BFT asserts that the same or similar evidence is likely to be adduced in both the Federal Court Proceedings and in these proceedings and expects that it is likely to call the same witnesses, who reside in Victoria, Queensland, Tasmania and New South Wales, in both the Federal Court Proceedings and in these proceedings. However, it has not been suggested that if these proceedings are transferred, they would be transferred to any registry of the Federal Court other than the New South Wales registry. This Court has all of the procedures necessary for receiving evidence from witnesses who reside throughout Australia. There has been no suggestion that the Federal Court is armed with processes and procedures that would be more effective than those available in this Court.
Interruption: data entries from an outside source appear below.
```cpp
static ConvLSTMStepArgs step_args(const FwdCtx& c, int t) {
    const size_t n = c.L->n_state;
    ConvLSTMStepArgs ea{};
    ea.bias = c.bias; ea.Ch = c.d->Ch;
    memcpy(ea.gate_pos, c.gp, sizeof(c.gp));
    if (c.save) {
        ea.c_in = (t == 0) ? c.c0 : c.res.cs + (size_t)(t - 1) * n;
        ea.c_out = c.res.cs + (size_t)t * n; ea.gates = c.res.gates + (size_t)t * n * 4;
    } else {
        ea.c_in = (t == 0) ? c.c0 : c.ws.c_scratch;
        ea.c_out = (t == c.d->T - 1 && c.cT) ? c.cT : c.ws.c_scratch;
    }
    ea.wci = c.wci; ea.wcf = c.wcf; ea.wco = c.wco;
    ea.h_out = c.out + (size_t)t * c.HW * c.d->Ch;
    ea.h_bstride = (long long)((size_t)c.d->T * c.HW * c.d->Ch);
    return ea;
}
extern "C" int vpx_convlstm_seq_fwd(const vpx_convlstm_desc* d, const float* x, const float* h0, const float* c0,
                                    const float* W, const float* bias, const float* Wci, const float* Wcf, const float* Wco,
                                    float* out, float* hT, float* cT, void* reserve, size_t reserve_bytes, void* workspace,
                                    size_t workspace_bytes, void* stream_) {
    int rc = check_convlstm_desc(d);
    if (rc != VPX_OK) return rc;
    ConvLSTMLayout L;
    if ((rc = convlstm_layout(d, L)) != VPX_OK) return rc;
    if (!W || !out) { set_error("vpx_convlstm_seq_fwd: W and out must not be NULL"); return VPX_ERR_ARG; }
    if ((Wci || Wcf || Wco) && !(Wci && Wcf && Wco)) { set_error("vpx_convlstm_seq_fwd: peephole tensors must be given together"); return VPX_ERR_ARG; }
    FwdCtx c{};
    c.d = d; c.L = &L; c.stream = (hipStream_t)stream_; c.HW = (size_t)d->H * d->W;
    c.x = x; c.h0 = h0; c.c0 = c0; c.W = W; c.bias = bias; c.wci = Wci; c.wcf = Wcf; c.wco = Wco;
    c.out = out; c.hT = hT; c.cT = cT;
    c.save = (d->flags & VPX_FLAG_SAVE_FOR_BWD) != 0; c.x_split = (d->flags & VPX_FLAG_X_SPLIT) != 0;
    c.wp = (d->flags & VPX_FLAG_WEIGHTS_PACKED) != 0; c.out_split = (d->flags & VPX_FLAG_OUT_SPLIT) != 0;
    if (c.out_split && !vpx_convlstm_writes_split_output(d)) {
        set_error("vpx_convlstm_seq_fwd: VPX_FLAG_OUT_SPLIT given, but this descriptor's forward writes fp32 only (vpx_convlstm_writes_split_output)"); return VPX_ERR_ARG;
    }
    if (c.x_split && !vpx_convlstm_takes_split_input(d)) {
        set_error("vpx_convlstm_seq_fwd: VPX_FLAG_X_SPLIT given, but this descriptor's forward takes fp32 input (vpx_convlstm_takes_split_input)"); return VPX_ERR_ARG;
    }
    c.res = convlstm_reserve(d, L, reserve);
    if (c.save && (!reserve || reserve_bytes < c.res.bytes)) { set_error("vpx_convlstm_seq_fwd: reserve too small (%zu < %zu)", reserve_bytes, c.res.bytes); return VPX_ERR_WORKSPACE; }
    if (!workspace || workspace_bytes < vpx_convlstm_workspace_bytes(d)) {
        set_error("vpx_convlstm_seq_fwd: workspace too small (%zu < %zu)", workspace_bytes, vpx_convlstm_workspace_bytes(d)); return VPX_ERR_WORKSPACE;
    }
    c.r = convlstm_route(d, L, x != nullptr);
    c.hoist_q = route_hoists_on_convq(d, c.r, c.hq);
    Carver ws(workspace, workspace_bytes);
    carve_fwd(ws, d, L, c.r, c.hoist_q ? &c.hq : nullptr, c.ws);
    VPX_CHECK_CARVE(ws, "vpx_convlstm_seq_fwd");
    if (d->layout == VPX_LAYOUT_NCHW && (rc = stage_in_nchw(c)) != VPX_OK) return rc;
    gate_positions(d->gate_order, c.gp);
    switch (c.r.route) {
        case Route::FUSED: case Route::KSPLIT: case Route::HOIST: rc = gen1_pack(c); break;
        case Route::CELL3: rc = cell3_pack(c); break;
        case Route::CELL2: case Route::C3: rc = cell2_pack(c); break;
    }
    if (rc != VPX_OK) return rc;
    if ((c.r.route == Route::HOIST || c.r.route == Route::CELL3) && c.x && (rc = hoisted_projection(c)) != VPX_OK) return rc;
    for (int t = 0; t < d->T; ++t) {
        const ConvLSTMStepArgs ea = step_args(c, t);
        switch (c.r.route) {
            case Route::FUSED: rc = fused_step(c, t, ea); break;
            case Route::KSPLIT: rc = ksplit_step(c, t, ea); break;
            case Route::HOIST: rc = hoist_step(c, t, ea); break;
            case Route::CELL3: rc = cell3_step(c, t, ea); break;
            case Route::CELL2: case Route::C3: rc = cell2_step(c, t, ea); break;
        }
        if (rc != VPX_OK) return rc;
    }
    const int B = d->B, T = d->T, Ch = d->Ch;
    if (c.cT && c.save)
        VPX_CHECK_HIP(vpx_memcpy_async(c.cT, c.res.cs + (size_t)(T - 1) * L.n_state, L.n_state * sizeof(float), hipMemcpyDeviceToDevice, c.stream));
    if (c.hT && !c.out_split)
        VPX_CHECK_HIP(vpx_memcpy2d_async(c.hT, c.HW * Ch * sizeof(float), c.out + (size_t)(T - 1) * c.HW * Ch,
                                       (size_t)T * c.HW * Ch * sizeof(float), c.HW * Ch * sizeof(float), B, hipMemcpyDeviceToDevice, c.stream));
    if (d->layout == VPX_LAYOUT_NCHW) {
        VPX_CHECK_HIP(launch_nhwc_to_nchw(c.out, out, B * T, Ch, d->H, d->W, c.stream));
        if (hT) VPX_CHECK_HIP(launch_nhwc_to_nchw(c.hT, hT, B, Ch, d->H, d->W, c.stream));
        if (cT) VPX_CHECK_HIP(launch_nhwc_to_nchw(c.cT, cT, B, Ch, d->H, d->W, c.stream));
    }
    return VPX_OK;
}

extern "C" int vpx_convlstm_plan(const vpx_convlstm_desc* d, int x_present, int want_dx, int want_dW, vpx_convlstm_plan_info* out) {
    int rc = check_convlstm_desc(d);
    if (rc != VPX_OK) return rc;
    if (!out) { set_error("vpx_convlstm_plan: out is NULL"); return VPX_ERR_ARG; }
    ConvLSTMLayout L;
    if ((rc = convlstm_layout(d, L)) != VPX_OK) return rc;
    const RouteChoice r = convlstm_route(d, L, x_present != 0);
    ConvQProblem hq;
    *out = vpx_convlstm_plan_info{};
    out->route = (int)r.route; out->qform = r.qform; out->c3nt = r.c3nt;
    out->mw = r.route == Route::FUSED ? L.mw : 0;
    out->ksplit = r.route == Route::KSPLIT ? L.split : 0;
    out->hh_split = r.route == Route::HOIST ? L.hh_split : 0;
    out->hoist_convq = x_present && route_hoists_on_convq(d, r, hq) ? 1 : 0;
    out->cell2x = r.route == Route::CELL2 && cell2_step_on_x(r.qform) ? 1 : 0;
    if (d->flags & VPX_FLAG_SAVE_FOR_BWD) convlstm_bwd_plan(d, L, x_present != 0, want_dx != 0, want_dW != 0, out);
    return VPX_OK;
}
```

vp-suite_amd/csrc/vpx_api.hip:

```cpp
#include <stdarg.h>
#include <stdio.h>
#include <string.h>

#include "vpx_host.h"

namespace vpx {

static thread_local char g_err[512] = "";

void set_error(const char* fmt, ...) {
    va_list ap;
    va_start(ap, fmt);
    vsnprintf(g_err, sizeof(g_err), fmt, ap);
    va_end(ap);
}

static thread_local Carver* g_carver = nullptr;
static thread_local char g_ws_violation[256] = "";

Carver::Carver(void* workspace, size_t bytes)
    : base((char*)workspace), off((256 - ((uintptr_t)workspace & 255)) & 255), cap(bytes), nslot(0), over(false), prev(g_carver) {
    if (off > cap) over = true;
    if (!prev) c5_drop_pending_packs();
    g_carver = this;
    g_ws_violation[0] = 0;
}
Carver::~Carver() { g_carver = prev; }

const char* ws_violation() { return g_ws_violation; }
void ws_violation_clear() { g_ws_violation[0] = 0; }

bool ws_write_ok(const void* dst_, size_t bytes, const char* what) {
    const char* dst = (const char*)dst_;
    for (const Carver* c = g_carver; c; c = c->prev) {
        if (dst < c->base || dst >= c->base + c->cap) continue;
        const char* end = c->base + c->cap;
        size_t room = (size_t)(end - dst);
        for (int i = 0; i < c->nslot; ++i)
            if (dst >= c->slot[i].p && dst < c->slot[i].p + c->slot[i].n) { room = (size_t)(c->slot[i].p + c->slot[i].n - dst); break; }
        if (bytes <= room) return true;
        snprintf(g_ws_violation, sizeof(g_ws_violation), "%s: %zu bytes do not fit the %zu bytes carved for them (workspace sizing rule and launch disagree)",
                 what, bytes, room);
        return false;
    }
    return true;
}

int g_dry_run = 0;
int g_deterministic = 0;
int g_cell3_mode = 1;
int g_cell2_mode = 1;
int g_experiment = 0;
int g_mfma_shape = 1;

}

using namespace vpx;

extern "C" {

int vpx_version(void) { return VPX_VERSION; }
static int g_option_epoch = 0;
int vpx_option_epoch(void) { return g_option_epoch; }
int vpx_set_deterministic(int on) { const int prev = vpx::g_deterministic; vpx::g_deterministic = on ? 1 : 0; ++g_option_epoch; return prev; }
const char* vpx_last_error(void) { return g_err; }
int vpx_set_option(int option, int value) {
    ++g_option_epoch;
    if (option == VPX_OPT_CELL2) {
        const int prev = g_cell2_mode;
        vpx::g_cell2_mode = value < 0 ? 0 : (value > 2 ? 2 : value);
        return prev;
    }
    if (option == VPX_OPT_EXPERIMENT) {
        const int prev = vpx::g_experiment;
        vpx::g_experiment = value;
        return prev;
    }
    if (option == VPX_OPT_MFMA_SHAPE) {
        const int prev = g_mfma_shape;
        vpx::g_mfma_shape = value ? 1 : 0;
        return prev;
    }
    if (option == VPX_OPT_DRY_RUN) {
        const int prev = vpx::g_dry_run;
        vpx::g_dry_run = value ? 1 : 0;
        return prev;
    }
    if (option == VPX_OPT_CELL3) {
        const int prev = g_cell3_mode;
        vpx::g_cell3_mode = value ? 1 : 0;
        return prev;
    }
    set_error("vpx_set_option: unknown option %d", option);
    return VPX_ERR_ARG;
}

int vpx_nchw_to_nhwc(const float* src, float* dst, int N, int C, int H, int W, void* stream) {
    if (!src || !dst || N < 1 || C < 1 || H < 1 || W < 1) { set_error("vpx_nchw_to_nhwc: bad argument"); return VPX_ERR_ARG; }
    VPX_CHECK_HIP(launch_nchw_to_nhwc(src, dst, N, C, H, W, (hipStream_t)stream));
    return VPX_OK;
}
int vpx_nhwc_to_nchw(const float* src, float* dst, int N, int C, int H, int W, void* stream) {
    if (!src || !dst || N < 1 || C < 1 || H < 1 || W < 1) { set_error("vpx_nhwc_to_nchw: bad argument"); return VPX_ERR_ARG; }
    VPX_CHECK_HIP(launch_nhwc_to_nchw(src, dst, N, C, H, W, (hipStream_t)stream));
    return VPX_OK;
}

int vpx_split_convert(const float* x, void* x_split, long long n_pixels, int C, void* stream) {
    if (!x || !x_split || n_pixels < 0 || C < 8 || (C & 7)) { set_error("vpx_split_convert: NULL tensor or channel count %d not a multiple of 8", C); return VPX_ERR_ARG; }
    VPX_CHECK_HIP(launch_split_convert(x, x_split, n_pixels, C, (hipStream_t)stream));
    return VPX_OK;
}

}
```

vp-suite_amd/csrc/vpx_internal.h:

```cpp
#pragma once
#include <stdlib.h>
#include <hip/hip_runtime.h>
#include <stdint.h>
#include <stddef.h>

#include "../../include/vpx.h"

namespace vpx {

constexpr int TILE_H = 8;
constexpr int TILE_W = 16;
constexpr int NTHREADS = 256;
constexpr int NT = 128;
constexpr int MAX_NG = 4;
constexpr int CS_MAX = 64;
constexpr int MAX_SEG = 3;
constexpr int MAX_STAGE = 32;

struct ConvSeg {
    const float* ptr;
    long long bstride;
    int C;
    int ld;
    int split, _p;
// ... 116 lines not shown
    float* c_out;
    const float* wci;
    const float* wcf;
    const float* wco;
    float* h_out;
    long long h_bstride;
    float* gates;
};
hipError_t launch_convlstm_step_f32(const ConvPlan& plan, const ConvLSTMStepArgs& ea, int n_tiles, hipStream_t s);
struct Cell2Seg { const char* sp; long long bstride; int C; int _pad; };
struct Cell2Plan {
    int B, H, W, tiles_x, tiles_y, n_tiles, nx, nh, hs_off, chunks_total, grid_m, _p;
    int qform, _q;
    int plain;
    int n_groups, gpt;
    Cell2Seg seg[2];
    const char* wpk;
};
static inline int cell2_qchunks(int S) { return (9 * S + 1) / 2; }
struct Cell2Pack {
    const float* w;
    int Ch, Ct, n_tiles, chunks_total;
    int qform, S;
    int gate_pos[4];
    int stage_col[MAX_STAGE];
};
hipError_t launch_split_convert(const float* src, void* dst, long long npix, int C, hipStream_t s);
hipError_t launch_cell2_pack(const Cell2Pack& pk, void* dst, hipStream_t s);
size_t cell2_packed_bytes(int n_tiles, int chunks_total);
size_t cell2_packed_bytes_q(int n_tiles, int S);
extern int g_experiment;
static inline bool exp_on(int bit) { return (g_experiment & bit) != 0; }
extern int g_mfma_shape;
hipError_t launch_cell2(const Cell2Plan& plan, const ConvLSTMStepArgs& ea, void* h_sp, long long h_sp_bstride, hipStream_t s);
hipError_t launch_cell2x(const Cell2Plan& plan, const ConvLSTMStepArgs& ea, void* h_sp, long long h_sp_bstride, hipStream_t s);
static inline bool cell2x_selected() { return exp_on(VPX_EXP_CELL2X); }
static inline bool cell2_step_on_x(int qform) { return qform && cell2x_selected(); }
bool c16_applicable(const ::vpx_conv_desc* d);
size_t c16_wpk_bytes(const ::vpx_conv_desc* d);
int c16_forward(const ::vpx_conv_desc* d, const char* x_split, long long x_bstride, long long x_tstride, int x_nT, const float* w,
                const float* bias, float* y, char* y_split, char* wpk, bool packed, hipStream_t s);
static inline int conv2_tiles(int Co) { return ((Co + 31) / 32 + 3) / 4; }
static inline int conv2_gpt(int Co) { const int g = (Co + 31) / 32, t = (g + 3) / 4; return (g + t - 1) / t; }
struct Conv2Pack {
    const float* w; long long s_oc, s_ic;
    int Co, col0, n_tiles, gpt, chunks_total, flip;
    int qform, _p;
};
struct Conv2Args {
    int B, H, W, C, Co, split, accumulate, qform;
    const char* src_sp; long long src_bstride;
    const char* wpk; const float* bias;
    float* out0; long long bstride0; int ld0, _p0;
    float* out1; long long bstride1; int ld1, _p1;
};
hipError_t launch_conv2_pack(const Conv2Pack& pk, void* dst, hipStream_t s);
hipError_t launch_conv2(const Conv2Args& c, hipStream_t s);

struct CQSeg {
    const char* sp;
    long long bstride, tstride; int nT, _p0;
    int rowpitch, colpitch;
    int org;
    int Hs, Ws;
    int nstage, c0;
    int _p1;
// ... 349 lines not shown
```

Baseline: 54250 frames/s.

BFT relies on the fact that these proceedings may give rise to disputes concerning trademarks and misleading and deceptive conduct, which arise under federal legislation. Further, these proceedings arise out of actions and conduct that occurred throughout Australia and not solely in New South Wales. However, there is no relevant limit on the power of this Court to deal with conduct and actions that may have occurred outside New South Wales.
BFT also asserts that the Federal Court is "an appropriate forum" in so far as it is "an experienced intellectual property court" with a specialist intellectual property list and a specific intellectual property practice note designed to put in place measures so as to provide an efficient and speedy trial. BFT also says that it is comparatively rare for trademark proceedings to be brought in a Supreme Court rather than in the Federal Court. It points out that the cross-claim seeks removal of a trademark and that appeals from the Registrar of Trademarks in relation to the registration of trademarks lie only to the Federal Court. [4] In addition, any appeal from a decision of this Court in these proceedings in relation to a question of infringement of a trademark would lie to the Full Court of the Federal Court. [5]
That is all very well. However, rightly or wrongly, the Commonwealth Parliament has conferred on the Supreme Courts of the States and Territories jurisdiction to deal with intellectual property matters. There may well be policy reasons why jurisdiction in intellectual property matters should have been limited to a single specialist court. However, the Commonwealth Parliament rejected that policy when it created the Federal Court of Australia in 1976. It may well be that there are judges of the Federal Court who, both before appointment and after appointment, have had greater experience in relation to intellectual property matters and questions than some judges of this Court. However, it has not been suggested that there are not judges of this Court who are perfectly capable of hearing and resolving the issues likely to be raised in these proceedings. There must be something more than merely the greater experience of Federal Court judges to give rise to the conclusion that the interests of justice dictate that the Federal Court is more appropriate than this Court for the determination of these proceedings.
No particular rationale was advanced on behalf of F45 for commencement of these proceedings in this Court rather than in the Federal Court, in circumstances where F45 chose the Federal Court for the Federal Court Proceedings. While one might have assumed that, in those circumstances, these proceedings would have been commenced in the Federal Court, for whatever reason they were not. I am not persuaded that the interests of justice dictate that it is more appropriate that these proceedings be determined by the Federal Court than by this Court.
[4]
Conclusion
It follows that that prayers 6, 7 and 8 of the notice of motion should be refused. There being no further relief still being sought in the notice of motion, the notice of motion should be otherwise dismissed. BFT should pay F45's costs in relation to prayers 6, 7 and 8 of the notice of motion.
[5]
Endnotes
See Valceski v Valceski (2007) 70 NSWLR 36; [2007] NSWSC 440 at [69]-[70].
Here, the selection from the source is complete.